Greater Harrisburg's Community Magazine

Food & Family: Kimchee Girl shares her love of Korean cuisine with central PA

Illustration by Aron Rook.

Joyce Park Williams never planned on running her own pop-up restaurant.

“I started my food company by accident,” said the owner and chef behind Kimchee Girl authentic Korean food.

A former makeup artist, a lifelong resident of the Harrisburg area and the first of her Korean family to be born in the United States, Park Williams could not find kimchee—a 3,000-year-old fermented Korean dish—that rivaled her mother’s.

“Growing up poor, we grew everything,” she said.

She recalled making “hundreds and hundreds of pounds of kimchee” with her family. But in her house, her parents had no recipe; they made it to taste.

After her mother passed away from cancer, Park Williams realized that she needed to find a way to replicate the delicious food she’d grown up with. So, she carefully studied and documented her dad’s kimchee techniques until she felt the recipe matched the taste of her mom’s cooking. Now, she had pounds of kimchee filling her fridge.

“All my friends are on Facebook like, ‘You make kimchee?’” she said. “I’m like, ‘Yeah.’… ‘Do you sell it?’ I’m like, ‘Sure.’”

By the end of the following weekend, she had made $1,000.

In May 2021, she filed the paperwork to become a legal business. Now, you can find Joyce Park Williams and her blazing pink tent all over central PA. And while kimchee, the dish she makes with only a handful of ingredients, is her specialty, it’s usually her other dishes that draw a crowd.

“Korean food is very aromatic,” she said.

Customers follow the smell of Korean-style barbecue ribs, bone-in pork chops and bulgogi wraps with marinated beef. It’s common for people to come back for seconds. Park Williams lights up when she talks about customers enjoying her food.

“But this isn’t really about me,” she said. “It’s about my mom.”

She believes in the power of food to connect us to each other and to the ones we love.

While she tries to locally source as many ingredients as possible, buying from places like the PA Open Air Farmers Market on Cameron Street in Harrisburg, her ultimate goal is to find a farmer to grow her food and to get her mom’s kimchee into supermarkets across the country.

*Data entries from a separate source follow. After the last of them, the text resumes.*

@@ -86,6 +88,37 @@
   unsigned long long my_visits = 0;
   uint32_t my_cands = 0;
   uint32_t n_seen = 0;
+
+  static_assert(!WIPE || sizeof(strips) + sizeof(longs) + sizeof(long_w) + sizeof(facts) + sizeof(stat) + 256  + 256 * (NW - 1) < 65536,
+                "M0[15:0] must hold the LDS address of acc + 256 wv wherever acc lies");
+  const int wipe_n = WIPE ? ((cb + 255) >> 8) - wv : 0;
+  const uint32_t wipe_m0 = (uint32_t)(uintptr_t)(__attribute__((address_space(3))) uint32_t *)acc + 256u * (uint32_t)wv;
+  auto wipe = [&](auto plane_c) {
+    constexpr int PL = (int)decltype(plane_c)::value * (int)kPlane;
+    uint32_t zero = 0u;
+    asm volatile("" : "+v"(zero));
+    uint32_t keep;
+    int n = wipe_n;
+    asm volatile("" : "+s"(n));
+#define APSS_WIPE_FOUR(JB)                                                                                                        \
+  if (32 * (JB) < n)                                                                                                              \
+    asm volatile("s_mov_b32 %0, m0\n\ts_mov_b32 m0, %2\n\ts_nop 0\n\t"                                                            \
+                 "ds_write_addtid_b32 %1 offset:%3\n\tds_write_addtid_b32 %1 offset:%4\n\t"                                      \
+                 "ds_write_addtid_b32 %1 offset:%5\n\tds_write_addtid_b32 %1 offset:%6\n\t"                                      \
+                 "s_mov_b32 m0, %0"                                                                                              \
+                 : "=&s"(keep)                                                                                                   \
+                 : "v"(zero), "s"(wipe_m0), "i"(PL + 8192 * (JB)), "i"(PL + 8192 * (JB) + 2048), "i"(PL + 8192 * (JB) + 4096),   \
+                   "i"(PL + 8192 * (JB) + 6144)                                                                                  \
+                 : "memory")
+    APSS_WIPE_FOUR(0);
+    APSS_WIPE_FOUR(1);
+    APSS_WIPE_FOUR(2);
+    APSS_WIPE_FOUR(3);
+#undef APSS_WIPE_FOUR
+  };
+  constexpr std::integral_constant<int, 0> plane0{};
+  constexpr std::integral_constant<int, 1> plane1{};
+  auto wipe_wait = [&] { asm volatile("s_waitcnt lgkmcnt(0)" : : : "memory"); };
 
   struct RowExt { int qb; int nnz; };
   struct TermW { uint32_t term; float w, qs; bool valid; };
@@ -241,14 +274,21 @@
     TermW Ic = load_I(load_R(v0 + 3), wv, v0 + 3);
     Seg Pc = load_P(load_I(load_R(v0 + 2), wv, v0 + 2));
     int r0 = 0;
+    uint32_t idle = kPlane;
     for (int v = v0; v < v1; ++v) {
       const int r2 = r0 == 0 ? 2 : r0 - 1;
       const RowExt R5 = load_R(v + 5);
       const TermW In = load_I(R4, wv, v + 4);
       const Seg Pn = load_P(Ic);
+      if constexpr (WIPE) {
+        if (idle) wipe(plane1);
+        else wipe(plane0);
+        idle ^= kPlane;
+      }
       flatten(Pc, r2, r2);
       if constexpr (TWO) {
         if (tid == 0) facts[r0] = make_uint2(0u, 0u);
+        if constexpr (WIPE) wipe_wait();
         __syncthreads();
       } else {
         __syncthreads();
@@ -264,6 +304,7 @@
     const int atid = tid - F * kWave, ABLOCK = A * kWave;
     auto clear_round = [&](const WaveWork &w, const uint32_t P) {
       *reinterpret_cast<uint32_t *>(smem_raw + (uint32_t)(CBMAX / APW) * 4u + (uint32_t)ln * 4u) = 0x0101u;
+      if constexpr (WIPE) return;
       if ((w.info & kRare) != 0u) {
         const uint32_t keep = P ? 0x00ff00ffu : 0xff00ff00u;
         for (int i = atid; i < cb / 2; i += ABLOCK) __hip_atomic_fetch_and(acc + i, keep, __ATOMIC_RELAXED, __HIP_MEMORY_SCOPE_WORKGROUP);
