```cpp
struct BigPlan {
  uint32_t n_big;
  uint32_t total_seg;
};

constexpr uint32_t MSM_HEAVY_BLOCKS = 65536;
constexpr uint32_t MSM_HEAVY_SEG = 4096;
constexpr uint32_t MSM_HEAVY_LANES = 64;
constexpr uint32_t MSM_PAIR_MAX_BUCKETS = 3u << 17;

constexpr uint32_t MSM_FINAL_MAX = 1024;
constexpr uint32_t MSM_TREE_SLICE = 512;
// ... 5 lines not shown
```

### phase2-bn254_amd/csrc/msm_partition.hip

```cpp
#include "msm_partition.hpp"

#include <map>
#include <mutex>
#include <vector>

#include "field.hpp"
#include "msm_digits.hpp"

namespace zk {

std::atomic<int> g_msm_inflight[16];

namespace {


template <class In, class Out>
__device__ __forceinline__ uint32_t block_scan_1024(uint32_t len, uint32_t* scratch, In value, Out out) {
  constexpr uint32_t PER = 4;
  const uint32_t tid = threadIdx.x, lane = tid & 63u, wv = tid >> 6;
  uint32_t v[PER], sum = 0;
#pragma unroll
  for (uint32_t k = 0; k < PER; ++k) {
    const uint32_t idx = tid * PER + k;
    v[k] = idx < len ? value(idx) : 0u;
// ... 80 lines not shown
        for (int l = 0; l < 8; ++l) s[l] = f.l[l];
      }
      const uint32_t any = s[0] | s[1] | s[2] | s[3] | s[4] | s[5] | s[6] | s[7];
      if (active && (s[7] >> 30)) {
        atomicMin(err_scalar, (unsigned long long)(i + i_bias));
        active = false;
      }
      if (!active || any == 0) {
        for (uint32_t wl = 0; wl < WL; ++wl) keys[(uint64_t)wl * kstride + i] = G.nb;
        continue;
      }
      msm_scalar_digits<RM>(s, G, w_lo, w_hi < G.W ? w_hi : G.W, [&](uint32_t w, uint32_t d, uint32_t neg) {
        if (w >= w_lo && w < w_hi) {
          const uint32_t wl = w - w_lo;
          keys[(uint64_t)wl * kstride + i] = d ? ((d - 1) | neg) : G.nb;
          if (d) {
            const uint32_t cell = wl * P.nbin + ((d - 1) >> P.lo_bits);
            atomicAdd(&lh[cell >> 1], 1u << (16u * (cell & 1u)));
          }
        }
      });
    }
    __syncthreads();
    uint32_t* row = reinterpret_cast<uint32_t*>(tile_hist) + (uint64_t)st * nword;
    for (uint32_t t = threadIdx.x; t < nword; t += PART_THREADS) row[t] = lh[t];
    __syncthreads();
  }
}

template <uint32_t RM>
__global__ void __launch_bounds__(256) msm_digits_plain_kernel(const uint32_t* __restrict__ scalars, uint64_t n, const uint32_t* __restrict__ density,
                                                              MsmGeom G, uint32_t w_lo, uint32_t w_hi, int scalars_mont, uint64_t kstride,
// ... 31 lines not shown
  msm_scalar_digits<RM>(s, G, w_lo, w_hi < G.W ? w_hi : G.W, [&](uint32_t w, uint32_t d, uint32_t neg) {
    if (w >= w_lo && w < w_hi) keys[(uint64_t)(w - w_lo) * kstride + i] = d ? ((d - 1) | neg) : G.nb;
  });
}

__global__ void __launch_bounds__(PART_THREADS) msm_tile_hist_kernel(const uint32_t* __restrict__ keys, uint64_t n, uint64_t kstride, uint32_t nb,
                                                                     uint32_t WL, PartGeom P, uint16_t* __restrict__ tile_hist) {
  extern __shared__ __attribute__((aligned(16))) unsigned char smem[];
  uint32_t* lh = reinterpret_cast<uint32_t*>(smem);
  const uint32_t st = blockIdx.x % P.n_st, wl = blockIdx.x / P.n_st;
  const uint64_t i0 = (uint64_t)st * P.st;
  const uint32_t cnt = (uint32_t)(n - i0 < P.st ? n - i0 : P.st);
  for (uint32_t t = threadIdx.x; t < P.nbin; t += PART_THREADS) lh[t] = 0;
  __syncthreads();
  const uint32_t* kp = keys + (uint64_t)wl * kstride + i0;
  for (uint32_t idx = 4u * threadIdx.x; idx < cnt; idx += 4u * PART_THREADS) {
    uint32_t v[4] = {nb, nb, nb, nb};
    if (idx + 4 <= cnt) {
      const uint4 q = *reinterpret_cast<const uint4*>(kp + idx);
      v[0] = q.x; v[1] = q.y; v[2] = q.z; v[3] = q.w;
    } else {
      for (uint32_t e = 0; e < 4; ++e)
        if (idx + e < cnt) v[e] = kp[idx + e];
    }
#pragma unroll
    for (uint32_t e = 0; e < 4; ++e) {
      const uint32_t b = v[e] & KEY_NONE_MASK;
      if (b < nb) atomicAdd(&lh[b >> P.lo_bits], 1u);
    }
  }
  __syncthreads();
  const uint32_t ncell = WL * P.nbin, stride = (ncell + 1u) & ~1u;
  uint16_t* row = tile_hist + (uint64_t)st * stride + (uint64_t)wl * P.nbin;
  for (uint32_t t = threadIdx.x; t < P.nbin; t += PART_THREADS) row[t] = (uint16_t)lh[t];
}
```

Already through her online shop, she sells kimchee to people in states as far away as California who want a taste of the food that “has four times the probiotics of Greek yogurt” and won’t go bad for years.

“I want kimchee to be as common as ketchup,” she said.

And with her kimchee now sold at five different outlets across Pennsylvania and Maryland, including Cornerstone Coffeehouse in Camp Hill, she’s doing her best to make that happen.

Though there are hundreds of varieties of kimchee, Park Williams makes hers stand out by making it vegan (without fish sauce) and by donating a portion of every Kimchee Girl sale to a local person battling cancer.

Around Christmas, she and her husband, Kevin, dress up as Santa and Mrs. Claus and take gifts, gift cards and money for treatment to a patient or their child who needs it.

“[Cancer] is expensive,” said the survivor of uterine and breast cancer who wants to give back as much as she can.

Soon, along with its pop-up, Kimchee Girl with have a more permanent spot at the new indoor farmers market in Hershey, where kimchee will be served along with their other classic Korean dishes. She is looking forward to sharing her food with even more people.

“It’s very joyful,” she said. “Food is really the fabric of our life.”